What to work on. Among the records, find the lines that hold the string "false" and return them.

[Stored items from a collection]
□ □ □ □ □

static constexpr int cdiv_c(int a, int b) { return (a + b - 1) / b; }
__device__ unsigned g_ln_spin_error = 0;
__device__ __forceinline__ float row16_sum(float v) {
  v += __builtin_bit_cast(float, __builtin_amdgcn_update_dpp(0, __builtin_bit_cast(int, v), 0x111, 0xf, 0xf, true));
  v += __builtin_bit_cast(float, __builtin_amdgcn_update_dpp(0, __builtin_bit_cast(int, v), 0x112, 0xf, 0xf, true));
  v += __builtin_bit_cast(float, __builtin_amdgcn_update_dpp(0, __builtin_bit_cast(int, v), 0x114, 0xf, 0xf, true));
  v += __builtin_bit_cast(float, __builtin_amdgcn_update_dpp(0, __builtin_bit_cast(int, v), 0x118, 0xf, 0xf, true));
  return v;
}
__device__ __forceinline__ bf16x8 z8() {
  bf16x8 z;
#pragma unroll
  for (int e = 0; e < 8; ++e) z[e] = (bf16)0.f;
  return z;
}
static constexpr int gemm_smem_bytes(int BN, int S, int BK, int NW = 4) {
  const bool pad = ((BM * BK * 2 / 1024) % NW) != 0 || ((BN * BK * 2 / 1024) % NW) != 0;
  int ring = S * (BM + BN) * BK * 2 + (pad ? 1024 : 0), stg = BK == 32 ? 0 : 64 * (BN + 4) * 4;
  return ring > stg ? ring : stg;
}
static constexpr int gemm_occupancy(int BN, int S, int BK, int NW) {
  int byl = (160 * 1024) / gemm_smem_bytes(BN, S, BK, NW);
  return NW == 8 ? 1 : (byl > 3 ? 3 : (byl < 1 ? 1 : byl));
}
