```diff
diff --git a/gaussianprocess-mcmc_b200/csrc/potf2_reg.cu b/gaussianprocess-mcmc_b200/csrc/potf2_reg.cu
--- a/gaussianprocess-mcmc_b200/csrc/potf2_reg.cu
+++ b/gaussianprocess-mcmc_b200/csrc/potf2_reg.cu
@@ -67,9 +67,49 @@
 constexpr int PF_LC_ELEMS = (PR_NF * (PR_NF + 1) / 2) * 64;
 constexpr int PF_SMEM = (PF_LC_ELEMS + PR_NF * 64) * (int)sizeof(double);
 
+__device__ __forceinline__ void fused_solve8(double *grow, bool rv, int nv, int b8s, const double *Lc, const double *W8c,
+                                             int frag_off, int fk)
+{
+    double t[PR_NF][2];
+#pragma unroll
+    for (int b8 = 0; b8 < PR_NF; ++b8) {
+        double2 v = make_double2(0.0, 0.0);
+        if (rv && b8 >= b8s && b8 * 8 + 2 * fk < nv) v = *reinterpret_cast<const double2 *>(grow + b8 * 8);
+        t[b8][0] = v.x;
+        t[b8][1] = v.y;
+    }
+#pragma unroll
+    for (int b8 = 0; b8 < PR_NF; ++b8) {
+        if (b8 < b8s) continue;
+        const double2 wv = *reinterpret_cast<const double2 *>(&W8c[b8 * 64 + frag_off]);
+        const double2 lv = *reinterpret_cast<const double2 *>(&Lc[(b8 * (b8 + 1) / 2 + b8) * 64 + frag_off]);
+        double x0 = 0.0, x1 = 0.0;
+        dmma884_r(x0, x1, t[b8][0], wv.x);
+        dmma884_r(x0, x1, t[b8][1], wv.y);
+        double r0 = t[b8][0], r1 = t[b8][1];
+        dmma884_r(r0, r1, -x0, lv.x);
+        dmma884_r(r0, r1, -x1, lv.y);
+        dmma884_r(x0, x1, r0, wv.x);
+        dmma884_r(x0, x1, r1, wv.y);
+        const double nx0 = -x0, nx1 = -x1;
+#pragma unroll
+        for (int bp = b8 + 1; bp < PR_NF; ++bp) {
+            const double2 lp = *reinterpret_cast<const double2 *>(&Lc[(bp * (bp + 1) / 2 + b8) * 64 + frag_off]);
+            dmma884_r(t[bp][0], t[bp][1], nx0, lp.x);
+            dmma884_r(t[bp][0], t[bp][1], nx1, lp.y);
+        }
+        if (rv) {
+            const int c = b8 * 8 + 2 * fk;
+            if (c + 1 < nv) *reinterpret_cast<double2 *>(grow + b8 * 8) = make_double2(x0, x1);
+            else if (c < nv) grow[b8 * 8] = x0;
+        }
+    }
+}
+
 template <bool FUSED>
 __global__ void __launch_bounds__(PR_THREADS, 2)
-potf2_reg_kernel(BatchView A, int n, int j0, double *__restrict__ W, long long strideW, int *__restrict__ info, int zero_upper, int n_rows)
+potf2_reg_kernel(BatchView A, int n, int j0, double *__restrict__ W, long long strideW, int *__restrict__ info, int zero_upper, int n_rows,
+                 Envelope env)
 {
     extern __shared__ __align__(16) double pf_dyn[];
     double *Lc = pf_dyn;
@@ -221,47 +261,30 @@
     if (tid == 0 && s_fail != 0) {
         if (info[m] == 0) info[m] = s_fail;
     }
-    if (FUSED) {
+    if (FUSED && !A.W) {
         const int row_start = (j0 + NB < n) ? NB : n - j0;
         const int rows_end = n_rows - j0;
 #pragma unroll 1
         for (int row0 = row_start; row0 < rows_end; row0 += 8 * PR_WARPS) {
             if (row0 + w * 8 >= rows_end) continue;
             const int r = row0 + w * 8 + fr;
-            const bool rv = r < rows_end;
-            double *grow = Ab + (size_t)min(r, rows_end - 1) * ld + 2 * fk;
-            double t[PR_NF][2];
-#pragma unroll
-            for (int b8 = 0; b8 < PR_NF; ++b8) {
-                double2 v = make_double2(0.0, 0.0);
-                if (rv && b8 * 8 + 2 * fk < nv) v = *reinterpret_cast<const double2 *>(grow + b8 * 8);
-                t[b8][0] = v.x;
-                t[b8][1] = v.y;
-            }
-#pragma unroll
-            for (int b8 = 0; b8 < PR_NF; ++b8) {
-                const double2 wv = *reinterpret_cast<const double2 *>(&W8c[b8 * 64 + frag_off]);
-                const double2 lv = *reinterpret_cast<const double2 *>(&Lc[(b8 * (b8 + 1) / 2 + b8) * 64 + frag_off]);
-                double x0 = 0.0, x1 = 0.0;
-                dmma884_r(x0, x1, t[b8][0], wv.x);
-                dmma884_r(x0, x1, t[b8][1], wv.y);
-                double r0 = t[b8][0], r1 = t[b8][1];
-                dmma884_r(r0, r1, -x0, lv.x);
-                dmma884_r(r0, r1, -x1, lv.y);
-                dmma884_r(x0, x1, r0, wv.x);
-                dmma884_r(x0, x1, r1, wv.y);
-                const double nx0 = -x0, nx1 = -x1;
-#pragma unroll
-                for (int bp = b8 + 1; bp < PR_NF; ++bp) {
-                    const double2 lp = *reinterpret_cast<const double2 *>(&Lc[(bp * (bp + 1) / 2 + b8) * 64 + frag_off]);
-                    dmma884_r(t[bp][0], t[bp][1], nx0, lp.x);
-                    dmma884_r(t[bp][0], t[bp][1], nx1, lp.y);
-                }
-                if (rv) {
-                    const int c = b8 * 8 + 2 * fk;
-                    if (c + 1 < nv) *reinterpret_cast<double2 *>(grow + b8 * 8) = make_double2(x0, x1);
-                    else if (c < nv) grow[b8 * 8] = x0;
-                }
+            fused_solve8(Ab + (size_t)min(r, rows_end - 1) * ld + 2 * fk, r < rows_end, nv, 0, Lc, W8c, frag_off, fk);
+        }
+    }
+    if (FUSED && A.W && j0 + NB < n) {
+        const int r_first = j0 + NB;
+        const int nmb = (n - r_first + 63) / 64;
+        const int nbl = (env.band >= 0 && env.band < nmb - 1) ? env.band : nmb;
+#pragma unroll 1
+        for (int rb = 0; rb <= nbl; ++rb) {
+            const int row0 = r_first + rb * 64;
+            if (rb < nbl) {
+                const int e = env_first_col(env, m, row0, min(row0 + 64, n));
+                if (e >= j0 + NB || row0 + w * 8 >= n) continue;
+                const int r = min(row0 + w * 8 + fr, n - 1);
+                fused_solve8(view_elem(A, m, r, j0 + 2 * fk), row0 + w * 8 + fr < n, nv, max(e - j0, 0) / 8, Lc, W8c, frag_off, fk);
+            } else if (w == 0) {
+                fused_solve8(view_elem(A, m, n, j0 + 2 * fk), fr == 0, nv, 0, Lc, W8c, frag_off, fk);
             }
         }
     }
@@ -278,21 +301,22 @@
     if (B <= 0) return 0;
     if ((A.ld & 1) || (j0 & 1)) { set_error("potf2: ld=%d j0=%d must be even", A.ld, j0); return GPMC_EALIGN; }
     prof_begin(KC_POTF2, s);
-    potf2_reg_kernel<false><<<B, PR_THREADS, 0, s>>>(A, n, j0, W, strideW, info, zero_upper, n);
+    potf2_reg_kernel<false><<<B, PR_THREADS, 0, s>>>(A, n, j0, W, strideW, info, zero_upper, n, Envelope{});
     prof_end(KC_POTF2, s);
     GPMC_LAUNCH_CHECK();
     return 0;
 }
 
-int launch_panel_fused(BatchView A, int n, int n_rows, int j0, double *W, long long strideW, int *info, int zero_upper, int B, cudaStream_t s)
+int launch_panel_fused(BatchView A, int n, int n_rows, int j0, double *W, long long strideW, int *info, int zero_upper, int B, cudaStream_t s,
+                       Envelope env)
 {
     if (B <= 0) return 0;
     if ((A.ld & 1) || (j0 & 1)) { set_error("panel: ld=%d j0=%d must be even", A.ld, j0); return GPMC_EALIGN; }
-    if (A.W) { set_error("panel: the fused panel kernel does not take the compact band layout"); return GPMC_EINVAL; }
+    if (A.W && (!env.blk || n_rows != n + 1)) { set_error("panel: the compact band layout needs its envelope and one border row"); return GPMC_EINVAL; }
     static DeviceOnce attr_set;
     if (attr_set.first()) GPMC_CUDA_CHECK(cudaFuncSetAttribute(potf2_reg_kernel<true>, cudaFuncAttributeMaxDynamicSharedMemorySize, PF_SMEM));
     prof_begin(KC_POTF2, s);
-    potf2_reg_kernel<true><<<B, PR_THREADS, PF_SMEM, s>>>(A, n, j0, W, strideW, info, zero_upper, n_rows);
+    potf2_reg_kernel<true><<<B, PR_THREADS, PF_SMEM, s>>>(A, n, j0, W, strideW, info, zero_upper, n_rows, env);
     prof_end(KC_POTF2, s);
     GPMC_LAUNCH_CHECK();
     return 0;
diff --git a/gaussianprocess-mcmc_b200/csrc/sequences.cu b/gaussianprocess-mcmc_b200/csrc/sequences.cu
--- a/gaussianprocess-mcmc_b200/csrc/sequences.cu
+++ b/gaussianprocess-mcmc_b200/csrc/sequences.cu
@@ -229,16 +229,17 @@
 }
 
 static bool compact_kernels() { return NB == BAND_ROWS && g_trsm_mode == 0 && g_potf2_mode == 0; }
-bool potrf_compact_ok(int n, int B, int border_rows)
+bool potrf_compact_ok(int n, int B)
 {
     const int Bs = schedule_batch(B);
-    return compact_kernels() && potrf_window_for(n, Bs) == 0 && g_lookahead_mode != 2 && !potrf_fuse_auto(n, B, border_rows);
-}
+    return compact_kernels() && potrf_window_for(n, Bs) == 0 && g_lookahead_mode != 2;
+}
+int potrf_fuse_compact() { return g_panel_fuse == 1 ? 0 : 1; }
 
 int potrf_sequence(BatchView A, int n, int B, int *info, double *W, long long strideW, long long w_step,
                    int zero_upper_flag, cudaStream_t s, int border_rows, int fuse, Envelope env)
 {
-    if (A.W && (fuse || border_rows != 1 || w_step || zero_upper_flag || !env.blk || !compact_kernels())) {
+    if (A.W && (border_rows != 1 || w_step || zero_upper_flag || !env.blk || !compact_kernels())) {
         set_error("potrf_sequence: the compact band layout needs the envelope-aware kernels and one border row");
         return GPMC_EINVAL;
     }
@@ -328,7 +329,7 @@
             }
             if (fuse) {
                 if ((rc = (g_potf2_mode == 3 ? launch_panel_fused_flow(A, n, nr, j0, Wj, strideW, info, zero_upper_flag, B, sP)
-                                             : launch_panel_fused(A, n, nr, j0, Wj, strideW, info, zero_upper_flag, B, sP)))) return rc;
+                                             : launch_panel_fused(A, n, nr, j0, Wj, strideW, info, zero_upper_flag, B, sP, A.W ? env : Envelope{})))) return rc;
                 if (la) GPMC_CUDA_CHECK(cudaEventRecord(la->ev_p, sP));
                 continue;
             }
diff --git a/gaussianprocess-mcmc_b200/csrc/sequences.cuh b/gaussianprocess-mcmc_b200/csrc/sequences.cuh
--- a/gaussianprocess-mcmc_b200/csrc/sequences.cuh
+++ b/gaussianprocess-mcmc_b200/csrc/sequences.cuh
@@ -8,7 +8,8 @@
 int potrf_sequence(BatchView A, int n, int B, int *info, double *W, long long strideW, long long w_step,
                    int zero_upper, cudaStream_t s, int border_rows = 0, int fuse = 0, Envelope env = {});
 int potrf_fuse_auto(int n, int B, int border_rows);
-bool potrf_compact_ok(int n, int B, int border_rows);
+bool potrf_compact_ok(int n, int B);
+int potrf_fuse_compact();
 
 int factor_wave(const std::function<int(BatchView, int, const double *)> &fill, const std::function<double(const double *)> &diag_value,
                 BatchView A, int N, int nb, const double *hyp_w, int P, int *info_w, double *W, double *jit_dev, int *map_dev,
```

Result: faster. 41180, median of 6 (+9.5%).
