__host__ __device__ inline void poa4_guide_to_lds(Poa4LdsDesc& S, const PoaLayer* Lp, u32 len, i32 span) {
  const int lane = sv::lane();
  if (lane < 8) {
    const i32 sg = lane;
    const i32 x0 = (sg * span) / 8, x1 = ((sg + 1) * span) / 8;
    const i32 wa = sg == 0 ? 0 : static_cast<i32>(Lp->way[sg - 1]);
    const i32 wb = sg == 7 ? static_cast<i32>(len) : static_cast<i32>(Lp->way[sg]);
    S.segtab[4 * sg] = static_cast<u32>(x0);
    S.segtab[4 * sg + 1] = static_cast<u32>(wa);
    S.segtab[4 * sg + 2] = static_cast<u32>(wb - wa);
    S.segtab[4 * sg + 3] = magic_of(static_cast<u32>(x1 > x0 ? x1 - x0 : 1));
  }
}
template <class K>
__host__ __device__ __forceinline__ i32 poa4_band_start(const Poa4LdsDesc& S, i32 bpos, i32 lb, i32 span, u32 span_magic, u32 len) {
  i32 x = bpos - lb;
  x = x < 0 ? 0 : (x > span ? span : x);
  const u32 seg = div_magic(static_cast<u32>(x) * 8u, span_magic);
  const u32 sg = seg > 7u ? 7u : seg;
  const uint4 st = *reinterpret_cast<const uint4*>(&S.segtab[4 * sg]);
  const i32 dw = static_cast<i32>(st.z);
  const u32 num = static_cast<u32>(x - static_cast<i32>(st.x)) * static_cast<u32>(dw < 0 ? -dw : dw);
  const i32 qn = static_cast<i32>(div_magic(num, st.w));
  i32 b = static_cast<i32>(st.y) + (dw < 0 ? -qn : qn) - K::kBand / 2;
  const i32 bmax = static_cast<i32>(len) + 1 - K::kBand;
// ... 749 lines not shown
              g.al[static_cast<size_t>(kt[u][k]) * 4 + ac[u]] = static_cast<u16>(id);
              g.al_cnt[kt[u][k]] = static_cast<u8>(ac[u] + 1);
              if (c2 == 0) mine.x = kt[u][k];
              else if (c2 == 1) mine.x |= kt[u][k] << 16;
              else mine.y = kt[u][k];
              ++c2;
            }
          }
          if (ac[u] < 4) {
            g.al[static_cast<size_t>(an[u]) * 4 + ac[u]] = static_cast<u16>(id);
            g.al_cnt[an[u]] = static_cast<u8>(ac[u] + 1);
          }
          if (c2 == 0) mine.x = an[u];
          else if (c2 == 1) mine.x |= an[u] << 16;
          else if (c2 == 2) mine.y = an[u];
          else mine.y |= an[u] << 16;
          ++c2;
        }
        *reinterpret_cast<uint2*>(g.al + static_cast<size_t>(id) * 4) = mine;
        g.al_cnt[id] = static_cast<u8>(c2);
      }
      if (why == 0) total_new += cnt;
      tgt[u] = t;
    }
    u32 icnt[UP];
    uint4 ta[UP], tb[UP];
#pragma unroll
    for (int u = 0; u < UP; ++u) {
      const bool old = valid[u] && why == 0 && !is_new[u];
      const u32 t = old ? tgt[u] : 0u;
      icnt[u] = old ? g.in_cnt[t] : 0u;
      ta[u] = old ? *reinterpret_cast<const uint4*>(g.in_tail + static_cast<size_t>(t) * kPoaMaxIn) : uint4{0, 0, 0, 0};
      tb[u] = old ? *reinterpret_cast<const uint4*>(g.in_tail + static_cast<size_t>(t) * kPoaMaxIn + 8) : uint4{0, 0, 0, 0};
    }
#pragma unroll
    for (int u = 0; u < UP; ++u) {
      const u32 last_t = static_cast<u32>(sv::bperm(static_cast<int>(u == 0 ? prev_tgt : tgt[u > 0 ? u - 1 : 0]), gbase | (GW - 1)));
      const i32 last_w = sv::bperm(u == 0 ? prev_w : wgt[u > 0 ? u - 1 : 0], gbase | (GW - 1));
      const u32 tail = static_cast<u32>(shift1(static_cast<int>(tgt[u]), static_cast<int>(last_t)));
      const i32 tw = shift1(wgt[u], last_w);
      if (valid[u] && why == 0) {
        const u32 head = tgt[u];
        if (len >= 2) {
          if (is_new[u]) g.visits[head] = 1;
          else atomic_inc_u16(g.visits, head);
        }
        if (p[u] >= 1) {
          const i32 weight = tw + wgt[u];
          const u32 c = icnt[u];
          u32 found = 0xFFu;
#pragma unroll
          for (int i2 = 0; i2 < 16; ++i2) {
            const uint4& src4 = i2 < 8 ? ta[u] : tb[u];
            const u32 wd = (i2 & 7) < 2 ? src4.x : ((i2 & 7) < 4 ? src4.y : ((i2 & 7) < 6 ? src4.z : src4.w));
            const u32 tt = (wd >> (16 * (i2 & 1))) & 0xFFFFu;
            if (static_cast<u32>(i2) < c && tt == tail && found == 0xFFu) found = static_cast<u32>(i2);
          }
          if (found != 0xFFu) {
            atomic_add_i32(g.in_w + static_cast<size_t>(head) * kPoaMaxIn + found, weight);
          } else if (c >= static_cast<u32>(kPoaMaxIn)) {
            why = 3;
          } else {
            g.in_tail[static_cast<size_t>(head) * kPoaMaxIn + c] = static_cast<u16>(tail);
            g.in_w[static_cast<size_t>(head) * kPoaMaxIn + c] = weight;
            g.in_cnt[head] = static_cast<u8>(c + 1);
            atomic_inc_u16(g.out_cnt, tail);
          }
        }
      }
    }
    {
      const u32 wmax = static_cast<u32>(gmax(static_cast<i32>(why)));
      why = wmax;
    }
    prev_tgt = static_cast<u32>(sv::bperm(static_cast<int>(tgt[UP - 1]), gbase | (GW - 1)));
    prev_w = sv::bperm(wgt[UP - 1], gbase | (GW - 1));
  }
  t_add += sv::clock() - t0;
  t0 = sv::clock();
  const u32 n_new = total_new;
  lds_order();
  const bool doit = act && why == 0 && n_new != 0;
  if (sv::any(doit)) {
    const u32 max_old = static_cast<u32>(sv::wave_max(doit ? static_cast<int>(n_old) : 0));
    for (u32 r0 = 0; r0 < max_old; r0 += UP * GW) {
      u32 rr[UP], vv[UP];
#pragma unroll
      for (int u = 0; u < UP; ++u) {
        rr[u] = r0 + static_cast<u32>(GW) * static_cast<u32>(u) + static_cast<u32>(gl);
        vv[u] = (doit && rr[u] < n_old) ? g.order[rr[u]] : 0u;
      }
#pragma unroll
      for (int u = 0; u < UP; ++u) {
        if (doit && rr[u] < n_old) {
          u32 lo = 0, hi = n_new;
          while (lo < hi) {
            const u32 mid = (lo + hi) >> 1;
            if (nslot[mid] <= rr[u]) lo = mid + 1;
            else hi = mid;
          }
          g.order2[rr[u] + lo] = static_cast<u16>(vv[u]);
          rb16[2 * static_cast<size_t>(vv[u])] = static_cast<u16>(rr[u] + lo);
        }
      }
    }
    const u32 max_new = static_cast<u32>(sv::wave_max(doit ? static_cast<int>(n_new) : 0));
    for (u32 t = static_cast<u32>(gl); t < max_new; t += GW) {
      if (doit && t < n_new) {
        const u32 r = static_cast<u32>(nslot[t]) + t;
        g.order2[r] = static_cast<u16>(n_old + t);
        rb16[2 * static_cast<size_t>(n_old + t)] = static_cast<u16>(r);
      }
    }
    if (doit) flip = !flip;
  }
  if (act && why == 0) nn = n_old + n_new;
  sv::sync();
  t_ord += sv::clock() - t0;
  return why;
}
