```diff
             _Pragma("unroll") for (int d = 0; d < 4; ++d) _Pragma("unroll") for (int pn = 0; pn < 2; ++pn)            \
-                vf[d][pn] = __builtin_bit_cast(f16x8, *reinterpret_cast<const uint4*>(vp + pn * VP_B + d * 32 * 64 + co)); \
-            _Pragma("unroll") for (int d = 0; d < 4; ++d) o[d] = __builtin_amdgcn_mfma_f32_32x32x16_f16(vf[d][1], Ph, o[d], 0, 0, 0); \
-            _Pragma("unroll") for (int d = 0; d < 4; ++d) o[d] = __builtin_amdgcn_mfma_f32_32x32x16_f16(vf[d][0], Pl, o[d], 0, 0, 0); \
-            _Pragma("unroll") for (int d = 0; d < 4; ++d) o[d] = __builtin_amdgcn_mfma_f32_32x32x16_f16(vf[d][0], Ph, o[d], 0, 0, 0); \
-        }                                                                                                             \
-    }
+                vf[d][pn] = __builtin_bit_cast(f16x8, *reinterpret_cast<const uint4*>(vp + pn * VP_B + (dh + d) * 16 * 64)); \
+            _Pragma("unroll") for (int d = 0; d < 4; ++d) _Pragma("unroll") for (int qb = 0; qb < 2; ++qb)            \
+                o[dh + d][qb] = __builtin_amdgcn_mfma_f32_16x16x32_f16(vf[d][1], Ph[qb], o[dh + d][qb], 0, 0, 0);     \
+            _Pragma("unroll") for (int d = 0; d < 4; ++d) _Pragma("unroll") for (int qb = 0; qb < 2; ++qb)            \
+                o[dh + d][qb] = __builtin_amdgcn_mfma_f32_16x16x32_f16(vf[d][0], Pl[qb], o[dh + d][qb], 0, 0, 0);     \
+            _Pragma("unroll") for (int d = 0; d < 4; ++d) _Pragma("unroll") for (int qb = 0; qb < 2; ++qb)            \
+                o[dh + d][qb] = __builtin_amdgcn_mfma_f32_16x16x32_f16(vf[d][0], Ph[qb], o[dh + d][qb], 0, 0, 0);     \
+        }                                                                                                             \
+    }
+
+    auto q_loaded = [&]() {
+#pragma unroll
+        for (int pl = 0; pl < 2; ++pl)
+#pragma unroll
+            for (int qb = 0; qb < 2; ++qb)
+#pragma unroll
+                for (int st = 0; st < 4; ++st) asm volatile("" : "+v"(qf[pl][qb][st]));
+    };
 
     float s[16];
     const bool active = qblk * QB + wave * 32 < Tq;
     if constexpr (PIPE == 0) {
         stage(0);
+        q_loaded();
         for (int kt = 0; kt < ntiles; ++kt) {
             glds_wait_all();
             __syncthreads();
             if (kt + 1 < ntiles) stage(kt + 1);
             if (active) {
-                floatx16 sa, sb;
+                ScoreTiles sa, sb;
                 PF_QK(kt, sa, sb)
                 PF_SOFTMAX(kt * KT, sa, sb)
                 PF_PV(kt)
             }
         }
     } else {
-        floatx16 ca, cb, na, nb;
+        ScoreTiles ca, cb, na, nb;
         stage(0);
         if (ntiles > 1) stage(1);
+        q_loaded();
         glds_wait_all();
         __syncthreads();
         PF_QK(0, ca, cb)
@@ -189,9 +239,9 @@
             PF_QK(kn, na, nb)
             PF_SOFTMAX(kt * KT, ca, cb)
 #pragma unroll
-            for (int g = 0; g < 24; ++g) {
+            for (int i = 0; i < 48; ++i) {
                 __builtin_amdgcn_sched_group_barrier(0x008, 1, 0);
-                __builtin_amdgcn_sched_group_barrier(0x002, 7, 0);
+                __builtin_amdgcn_sched_group_barrier(0x002, 4, 0);
             }
             PF_PV(kt)
             ca = na; cb = nb;
@@ -204,15 +254,14 @@
 
     __syncthreads();
     float* slab = reinterpret_cast<float*>(smem) + wave * (32 * OLD);
-    {
-        const float inv = (LAZY ? p.oscale * P_SCALE : p.oscale) / l_run;
-#pragma unroll
-        for (int d = 0; d < 4; ++d)
-#pragma unroll
-            for (int g = 0; g < 4; ++g) {
-                const float4 t = make_float4(o[d][4 * g + 0] * inv, o[d][4 * g + 1] * inv, o[d][4 * g + 2] * inv, o[d][4 * g + 3] * inv);
-                *reinterpret_cast<float4*>(slab + idx * OLD + d * 32 + 8 * g + 4 * hh) = t;
-            }
+#pragma unroll
+    for (int qb = 0; qb < 2; ++qb) {
+        const float inv = (LAZY ? p.oscale * P_SCALE : p.oscale) / l_run[qb];
+#pragma unroll
+        for (int d = 0; d < 8; ++d) {
+            const float4 t = make_float4(o[d][qb][0] * inv, o[d][qb][1] * inv, o[d][qb][2] * inv, o[d][qb][3] * inv);
+            *reinterpret_cast<float4*>(slab + (qb * 16 + col) * OLD + d * 16 + 4 * g) = t;
+        }
     }
     const int qw0 = qblk * QB + wave * 32;
 #pragma unroll
```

□ □ □ □ □

Completed exercise.
-    potf2_reg_kernel<false><<<B, PR_THREADS, 0, s>>>(A, n, j0, W, strideW, info, zero_upper, n);
+    potf2_reg_kernel<false><<<B, PR_THREADS, 0, s>>>(A, n, j0, W, strideW, info, zero_upper, n, Envelope{});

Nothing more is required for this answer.